Apply Through Our Website:We encourage you to apply directly through our website. It’s the best way to ensure your application gets into the right hands. Plus, you’ll find all the details about the role and our company culture there!

How to prepare for a job interview at graphcore

Know Your AI Models

Before the interview, make sure you’re up to speed with the latest AI models and techniques relevant to the role. Brush up on your knowledge of deep learning frameworks like PyTorch or JAX, as well as any recent advancements in distributed training. This will show that you're not just technically skilled but also genuinely interested in the field.

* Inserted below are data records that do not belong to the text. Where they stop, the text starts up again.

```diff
+  typedef typename Vec4<T>::type V4;
+  constexpr int N = 16 / (int)sizeof(T);
+  T* out = reinterpret_cast<T*>(a.out);
+  if ((a.cout % N) == 0) {
+#pragma unroll
+    for (int j = 0; j < NT; ++j) {
+      const EpiVec ev = load_epi(sEpi, BN, 16 * j + 4 * g4);
+      float v[4];
+#pragma unroll
+      for (int r = 0; r < 4; ++r) v[r] = epi_value(acc[j][r], ev, r, a.act);
+      *reinterpret_cast<V4*>(smem_all + (size_t)(16 * wave + li) * OS + 16 * j + 4 * g4) = pack4<T>(v[0], v[1], v[2], v[3]);
+    }
+    __syncthreads();
+    constexpr int cpr = BN / N, total = ST_BM * cpr;
+#pragma unroll
+    for (int e = tid; e < total; e += ST_THREADS) {
+      const int rl = e / cpr, col = n0 + (e - rl * cpr) * N;
+      const int32_t orow = sRow[rl];
+      if (orow >= 0 && col < a.cout)
+        *reinterpret_cast<FR*>(out + (int64_t)orow * a.cout + col) = *reinterpret_cast<const FR*>(smem_all + (size_t)rl * OS + (col - n0));
+    }
+    return;
+  }
+  const int32_t orow = sRow[16 * wave + li];
+  if (orow < 0) return;
+#pragma unroll
+  for (int j = 0; j < NT; ++j) {
+    const int ch0 = n0 + 16 * j + 4 * g4;
+    const EpiVec ev = load_epi(sEpi, BN, 16 * j + 4 * g4);
+#pragma unroll
+    for (int r = 0; r < 4; ++r)
+      if (ch0 + r < a.cout) out[(int64_t)orow * a.cout + ch0 + r] = from_f32<T>(epi_value(acc[j][r], ev, r, a.act));
+  }
+}
+
+}
+
+using namespace ptv3;
+
+extern "C" int ptv3_stem_conv_blocks(const void* x, const void* w, void* out, int64_t n, int cin, int cout, int ksize,
+                                     const int32_t* indices, const void* table, size_t table_bytes,
+                                     const int32_t* row_order, const float* bias, const float* bn_scale,
+                                     const float* bn_shift, int act, int dtype, void* stream) {
+  PTV3_REQUIRE(dtype == PTV3_F32 || dtype == PTV3_BF16, "stem_conv_blocks: bad dtype %d", dtype);
+  const int gran = dtype == PTV3_F32 ? 4 : 8;
+  PTV3_REQUIRE(cin > 0 && cin % gran == 0, "stem_conv_blocks: cin=%d must be a positive multiple of %d for this dtype", cin, gran);
+  PTV3_REQUIRE(cout > 0, "stem_conv_blocks: cout=%d", cout);
+  PTV3_REQUIRE(ksize == 3 || ksize == 5, "stem_conv_blocks: ksize %d must be 3 or 5", ksize);
+  PTV3_REQUIRE((bn_scale == nullptr) == (bn_shift == nullptr), "stem_conv_blocks: bn_scale/bn_shift must come together");
+  PTV3_REQUIRE(n >= 0 && n < ((int64_t)1 << 31), "stem_conv_blocks: n=%lld out of range", (long long)n);
+  if (n == 0) return PTV3_OK;
+  PTV3_REQUIRE(x && w && out && indices, "stem_conv_blocks: x, w, out and indices are required");
+  PTV3_REQUIRE(table && table_bytes >= ptv3_subm_block_table_bytes(n) && ((uintptr_t)table & 15) == 0 &&
+                   ((uintptr_t)indices & 15) == 0,
+               "stem_conv_blocks: table must be the one ptv3_subm_build_block_table built for these n sites");
+  const int kvol = ksize * ksize * ksize;
+  int cin_shift = -1;
+  if ((cin & (cin - 1)) == 0) { cin_shift = 0; while ((1 << cin_shift) < cin) ++cin_shift; }
+  GemmArgs a{x, w, out, nullptr, nullptr, nullptr, row_order, nullptr, bias, bn_scale, bn_shift, nullptr,
+             n, cin, cout, kvol, act, cin_shift, 0, 0, 0};
+  const int64_t S = ptv3_subm_table_slots(n);
+  StemArgs g{indices, (const BlockSlot*)table, (uint64_t)(S - 1),
+             (const uint32_t*)((const char*)table + (size_t)S * sizeof(BlockSlot)),
+             ptv3_gemm_splits(n, cin, cout, kvol, dtype)};
+  hipStream_t s = (hipStream_t)stream;
+  const int nt = cout <= 32 ? 2 : 4;
+  const int esz = dtype == PTV3_F32 ? 4 : 2;
+  const int prof = prof_begin(s, PROF_SUBM_CONV, 2.0 * n * kvol * cin * cout,
+                              ((double)n * cin + (double)cout * kvol * cin + (double)n * cout) * esz, nullptr, 0, 0.0);
+  prof_kernel(prof, nt == 2 ? PK_GEMM32_CONV : PK_GEMM64_CONV);
+  const dim3 grid((unsigned)cdiv(n, ST_BM), (unsigned)cdiv(cout, 16 * nt)), block(ST_THREADS);
+#define ST_LAUNCH(T, NT_, K_) hipLaunchKernelGGL((stem_conv_kernel<T, NT_, K_, ST_PD>), grid, block, 0, s, a, g)
+#define ST_PICK(T)                                                        \
+  do {                                                                    \
+    if (ksize == 5) { if (nt == 2) ST_LAUNCH(T, 2, 5); else ST_LAUNCH(T, 4, 5); } \
+    else { if (nt == 2) ST_LAUNCH(T, 2, 3); else ST_LAUNCH(T, 4, 3); }    \
+  } while (0)
+  if (dtype == PTV3_F32) ST_PICK(float); else ST_PICK(__bf16);
+#undef ST_PICK
+#undef ST_LAUNCH
+  prof_end(prof, s);
+  PTV3_LAUNCH_CHECK();
+  return PTV3_OK;
+}
diff --git a/pointcept-keypointdetection_amd/csrc/engine.hip b/pointcept-keypointdetection_amd/csrc/engine.hip
--- a/pointcept-keypointdetection_amd/csrc/engine.hip
+++ b/pointcept-keypointdetection_amd/csrc/engine.hip
@@ -110,7 +110,7 @@
   const int64_t* grid = nullptr; const int64_t* batch = nullptr;
   int64_t *code = nullptr, *order = nullptr, *inverse = nullptr;
   int32_t* indices = nullptr; void* table = nullptr; size_t table_bytes = 0;
-  int32_t* nbr3 = nullptr; int32_t* nbr5 = nullptr; int32_t* row_order = nullptr;
+  int32_t* nbr3 = nullptr; int32_t* row_order = nullptr;
   void* halo = nullptr; size_t halo_bytes = 0; hipEvent_t halo_ready = nullptr; bool halo_waited = false;
   Plan plan[2];
   int32_t* seg = nullptr;
@@ -324,8 +324,7 @@
     L.table = G->alloc(L.table_bytes);
     RUN(ptv3_subm_sites(L.batch, grid_in, is_i64, L.n, L.indices, g64, L.table, L.table_bytes, sg));
     RUN(ptv3_subm_build_block_table_zeroed(L.indices, L.n, L.table, L.table_bytes, sg));
-    L.nbr5 = (int32_t*)G->alloc((size_t)L.n * 125 * 4);
-    RUN(ptv3_subm_neighbors_blocks(L.indices, L.n, L.table, L.table_bytes, 5, L.nbr5, sg));
+    if (!dry && ok()) { stem_ready = X->event_at(19); (void)hipEventRecord(stem_ready, sg); }
   }
 
   void level_tables(Level& L, int st) {
@@ -516,35 +515,6 @@
     L0.batch = bt;
   }
   R.level0_sites(L0, io->grid_coord, io->coord_is_i64);
-  if (!dry) {
-    if (read_back && X->timed_event_sync(read_back) != hipSuccess) {
-      set_error("forward: input read-back failed");
-      return PTV3_ERR_LAUNCH;
-    }
-    if (hoff) std::copy(hoff, hoff + io->b, L0.off_host.begin());
-    if (hmax) { depth = 0; for (unsigned v = (unsigned)*hmax + 1; v; v >>= 1) ++depth; }
-    PTV3_REQUIRE(depth >= 1 && depth <= 16, "forward: serialization depth %d outside [1,16] (structure.py:81)", depth);
-    for (int i = 0; i < io->b; ++i)
-      PTV3_REQUIRE(L0.off_host[i] > (i ? L0.off_host[i - 1] : 0), "forward: empty scene %d", i);
-    PTV3_REQUIRE(L0.off_host[io->b - 1] == io->n, "forward: offset does not end at n");
-  }
-  L0.depth = depth;
-  if (io->depth_out) *io->depth_out = depth;
-  {
-    RUNR(ptv3_sfc_encode(io->grid_coord, io->coord_is_i64, L0.batch, io->n, depth, io->order_ids_host, k, L0.code, sg));
-    size_t wsb = ptv3_argsort_workspace_bytes(k, io->n);
-    void* ws = G.alloc(wsb);
-    RUNR(ptv3_argsort_i64_rows(L0.code, k, io->n, std::max(1, 3 * depth + nbits), L0.order, L0.inverse, L0.row_order, ws, wsb,
-                               sg));
-  }
-  if (!dry && R.ok()) { R.stem_ready = X->event_at(19); (void)hipEventRecord(R.stem_ready, sg); }
-  R.level_tables(L0, 0);
-  if (io->stage_points_host) io->stage_points_host[0] = L0.n;
-  if (!dry && R.ok()) { L0.ready = X->event_at(1); (void)hipEventRecord(L0.ready, sg); }
-  R.halo_plan(L0, 0);
-
-  auto wait_level = [&](Level& L) { if (!dry && R.ok()) (void)hipStreamWaitEvent(sf, L.ready, 0); };
-  struct PoolParams { const void* w; const float *b, *bns, *bnt; };
   const void* stem_w = R.next(); const float* stem_s = (const float*)R.next(); const float* stem_t = (const float*)R.next();
   {
     if (!dry && R.ok()) (void)hipStreamWaitEvent(sf, R.stem_ready, 0);
@@ -557,11 +527,39 @@
         pad_cast(io->raw_feat, io->raw_feat_dtype, io->raw_feat_channels, padded, d->dtype, d->in_channels, L0.n, sf);
       feat_in = padded;
     }
-    R.gemm(feat_in, stem_w, L0.feat, L0.n, d->in_channels, C0, 125, L0.nbr5, L0.row_order, nullptr, stem_s, stem_t,
-           PTV3_ACT_GELU, nullptr, nullptr, nullptr);
+    RUNR(ptv3_stem_conv_blocks(feat_in, stem_w, L0.feat, L0.n, d->in_channels, C0, 5, L0.indices, L0.table, L0.table_bytes,
+                               nullptr, nullptr, stem_s, stem_t, PTV3_ACT_GELU, d->dtype, sf));
     L0.conv_feat = L0.feat;
-    wait_level(L0);
-  }
+  }
+  if (!dry) {
+    if (read_back && X->timed_event_sync(read_back) != hipSuccess) {
+      set_error("forward: input read-back failed");
+      return PTV3_ERR_LAUNCH;
+    }
+    if (hoff) std::copy(hoff, hoff + io->b, L0.off_host.begin());
+    if (hmax) { depth = 0; for (unsigned v = (unsigned)*hmax + 1; v; v >>= 1) ++depth; }
+    PTV3_REQUIRE(depth >= 1 && depth <= 16, "forward: serialization depth %d outside [1,16] (structure.py:81)", depth);
+    for (int i = 0; i < io->b; ++i)
+      PTV3_REQUIRE(L0.off_host[i] > (i ? L0.off_host[i - 1] : 0), "forward: empty scene %d", i);
+    PTV3_REQUIRE(L0.off_host[io->b - 1] == io->n, "forward: offset does not end at n");
+  }
+  L0.depth = depth;
+  if (io->depth_out) *io->depth_out = depth;
+  {
+    RUNR(ptv3_sfc_encode(io->grid_coord, io->coord_is_i64, L0.batch, io->n, depth, io->order_ids_host, k, L0.code, sg));
+    size_t wsb = ptv3_argsort_workspace_bytes(k, io->n);
+    void* ws = G.alloc(wsb);
+    RUNR(ptv3_argsort_i64_rows(L0.code, k, io->n, std::max(1, 3 * depth + nbits), L0.order, L0.inverse, L0.row_order, ws, wsb,
+                               sg));
+  }
+  R.level_tables(L0, 0);
+  if (io->stage_points_host) io->stage_points_host[0] = L0.n;
+  if (!dry && R.ok()) { L0.ready = X->event_at(1); (void)hipEventRecord(L0.ready, sg); }
+  R.halo_plan(L0, 0);
+
+  auto wait_level = [&](Level& L) { if (!dry && R.ok()) (void)hipStreamWaitEvent(sf, L.ready, 0); };
+  struct PoolParams { const void* w; const float *b, *bns, *bnt; };
+  wait_level(L0);
   for (int st = 0; st < S; ++st) {
     Level& L = lv[st];
     if (st > 0) {
diff --git a/pointcept-keypointdetection_amd/ptv3_hip/lib.py b/pointcept-keypointdetection_amd/ptv3_hip/lib.py
--- a/pointcept-keypointdetection_amd/ptv3_hip/lib.py
+++ b/pointcept-keypointdetection_amd/ptv3_hip/lib.py
@@ -75,6 +75,8 @@
     "ptv3_gemm": (c_int, [P, P, P, c_int64, c_int, c_int, c_int, P, P, P, P, P, c_int, P, P, P, c_int, P, c_size_t,
                           P]),
     "ptv3_gemm_splits": (c_int, [c_int64, c_int, c_int, c_int, c_int]),
+    "ptv3_stem_conv_blocks": (c_int, [P, P, P, c_int64, c_int, c_int, c_int, P, P, c_size_t, P, P, P, P, c_int, c_int,
+                                      P]),
     "ptv3_halo_plan_bytes": (c_size_t, [c_int64]),
     "ptv3_halo_plan_shape": (c_int, [P, P]),
     "ptv3_halo_plan_build": (c_int, [P, P, c_int64, P, c_size_t, P]),
diff --git a/pointcept-keypointdetection_amd/ptv3_hip/ops.py b/pointcept-keypointdetection_amd/ptv3_hip/ops.py
--- a/pointcept-keypointdetection_amd/ptv3_hip/ops.py
+++ b/pointcept-keypointdetection_amd/ptv3_hip/ops.py
@@ -349,6 +349,37 @@
                             _p(bn_scale), _p(bn_shift), int(act), _p(res), _p(res_index), _p(out2), dt, _p(ws),
                             ws_bytes, _stream()), "ptv3_gemm")
     return (out, out2) if dual else out
+
+
+def stem_conv_blocks(x, w, indices, table, ksize=5, bias=None, row_order=None, bn_scale=None, bn_shift=None, act=ACT_NONE,
+                     out=None):
+    _chk(x, "x", (torch.float32, torch.bfloat16), 2)
+    _chk(w, "w", x.dtype)
+    for t, nm in ((bias, "bias"), (bn_scale, "bn_scale"), (bn_shift, "bn_shift")):
+        _chk(t, nm, torch.float32, 1)
+    _chk(indices, "indices", torch.int32, 2)
+    _chk(table, "table", torch.uint8, 1)
+    _chk(row_order, "row_order", torch.int32, 1)
+    n, cin = x.shape
+    cout = w.shape[0]
+    if indices.shape[0] != n or indices.shape[1] != 4:
+        raise RuntimeError("stem_conv_blocks: indices must be (n, 4) for the n rows of x")
+    if w.numel() != cout * int(ksize) ** 3 * cin:
+        raise RuntimeError(f"stem_conv_blocks: weight has {w.numel()} elements, expected {cout}x{int(ksize) ** 3}x{cin}")
+    for t in (bias, bn_scale, bn_shift):
+        if t is not None and t.numel() != cout:
+            raise RuntimeError("stem_conv_blocks: epilogue vector length != cout")
+    if row_order is not None and row_order.shape[0] != n:
+        raise RuntimeError("stem_conv_blocks: row_order length != n")
+    if out is None:
+        out = torch.empty((n, cout), dtype=x.dtype, device=x.device)
+    _chk(out, "out", x.dtype, 2)
+    if tuple(out.shape) != (n, cout):
+        raise RuntimeError("stem_conv_blocks: out must be (n, cout)")
+    lib.check(lib.ptv3_stem_conv_blocks(_p(x), _p(w), _p(out), n, cin, cout, int(ksize), _p(indices), _p(table),
+                                        table.numel(), _p(row_order), _p(bias), _p(bn_scale), _p(bn_shift), int(act),
+                                        _dt(x), _stream()), "ptv3_stem_conv_blocks")
+    return out
 
 
 def halo_plan_shape():
```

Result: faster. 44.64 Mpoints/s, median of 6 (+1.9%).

Demonstrate Problem-Solving Skills

Prepare to discuss specific challenges you've faced in previous projects, especially those related to performance bottlenecks or model optimisation. Use the STAR method (Situation, Task, Action, Result) to structure your answers, making it easy for the interviewers to see how you approach complex problems.

Collaborative Mindset

Since the role involves working closely with various teams, be ready to share examples of successful cross-functional collaborations. Highlight how you’ve communicated complex technical concepts to non-technical stakeholders, as this will demonstrate your ability to work effectively within a team environment.

Ask Insightful Questions

At the end of the interview, don’t forget to ask questions! Inquire about Graphcore’s current projects, the technologies they’re excited about, or how they envision the future of AI. This shows your enthusiasm for the role and helps you gauge if the company is the right fit for you.